> **Material to process**
==*==

void yfv2_launch_s3h(const BlockS2Args& a0, hipStream_t s) {
  BlockS2Args a = a0;
  const int OH = a.H / 2, OW = a.W / 2;
  const int nstrips = OW <= 16 ? 1 : (OW - 1 + 14) / 15;
  int nb = (8 + nstrips - 1) / nstrips;
  if (nb > OH) nb = OH;
  a.R = (OH + nb - 1) / nb;
  nb = (OH + a.R - 1) / a.R;
  const int units = nstrips * nb;
  static std::atomic<unsigned long long> lds_ok{0};
  yfv2_allow_full_lds(reinterpret_cast<const void*>(&s3h2_kernel), lds_ok);
  YFV2_LAUNCH(s3h2_kernel, dim3(a.B * ((units + 3) / 4)), dim3(256), S3H2_FLOATS * sizeof(float), s, a);
}

constexpr int S4H_WFL = 9216, S4H_TM = 27648, S4H_TP = 27648 + 3456, S4H_CST = 27648 + 6912;

namespace {
__device__ __forceinline__ void pw_h3_96(const float* W, int lane, const f32x2 (&in)[12], const f32x4 (&init)[6], f32x4 (&acc)[6], Yfv2Watch& watch) {
  const u32x4* Wq = reinterpret_cast<const u32x4*>(W) + lane;
#pragma unroll
  for (int t = 0; t < 6; ++t) acc[t] = init[t];
#pragma unroll
  for (int c = 0; c < 3; ++c) {
    u32x4 b1, b2;
#pragma unroll
    for (int k = 0; k < 4; ++k) { unsigned h1, h2; split2(in[4 * c + k], h1, h2); b1[k] = h1; b2[k] = h2; }
    const yfv2_h8 x1 = __builtin_bit_cast(yfv2_h8, b1), x2 = __builtin_bit_cast(yfv2_h8, b2);
    yfv2_h8 wa[6][2];
#pragma unroll
    for (int t = 0; t < 6; ++t)
#pragma unroll
      for (int k = 0; k < 2; ++k) wa[t][k] = __builtin_bit_cast(yfv2_h8, Wq[((t * 3 + c) * 2 + k) * 64]);
#pragma unroll
    for (int t = 0; t < 6; ++t) acc[t] = __builtin_amdgcn_mfma_f32_16x16x32_f16(wa[t][0], x2, acc[t], 0, 0, 0);
#pragma unroll
    for (int t = 0; t < 6; ++t) acc[t] = __builtin_amdgcn_mfma_f32_16x16x32_f16(wa[t][1], x1, acc[t], 0, 0, 0);
#pragma unroll
    for (int t = 0; t < 6; ++t) acc[t] = __builtin_amdgcn_mfma_f32_16x16x32_f16(wa[t][0], x1, acc[t], 0, 0, 0);
  }
  watch.see(acc[0][0]);
}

==*==

> **Your objective**
From the first line of the listing above through the line that contains "for (int k = 0; k < 4;", set down each line without alteration, and nothing else.

> **Exercise response**
void yfv2_launch_s3h(const BlockS2Args& a0, hipStream_t s) {
  BlockS2Args a = a0;
  const int OH = a.H / 2, OW = a.W / 2;
  const int nstrips = OW <= 16 ? 1 : (OW - 1 + 14) / 15;
  int nb = (8 + nstrips - 1) / nstrips;
  if (nb > OH) nb = OH;
  a.R = (OH + nb - 1) / nb;
  nb = (OH + a.R - 1) / a.R;
  const int units = nstrips * nb;
  static std::atomic<unsigned long long> lds_ok{0};
  yfv2_allow_full_lds(reinterpret_cast<const void*>(&s3h2_kernel), lds_ok);
  YFV2_LAUNCH(s3h2_kernel, dim3(a.B * ((units + 3) / 4)), dim3(256), S3H2_FLOATS * sizeof(float), s, a);
}

constexpr int S4H_WFL = 9216, S4H_TM = 27648, S4H_TP = 27648 + 3456, S4H_CST = 27648 + 6912;

namespace {
__device__ __forceinline__ void pw_h3_96(const float* W, int lane, const f32x2 (&in)[12], const f32x4 (&init)[6], f32x4 (&acc)[6], Yfv2Watch& watch) {
  const u32x4* Wq = reinterpret_cast<const u32x4*>(W) + lane;
#pragma unroll
  for (int t = 0; t < 6; ++t) acc[t] = init[t];
#pragma unroll
  for (int c = 0; c < 3; ++c) {
    u32x4 b1, b2;
#pragma unroll
    for (int k = 0; k < 4; ++k) { unsigned h1, h2; split2(in[4 * c + k], h1, h2); b1[k] = h1; b2[k] = h2; }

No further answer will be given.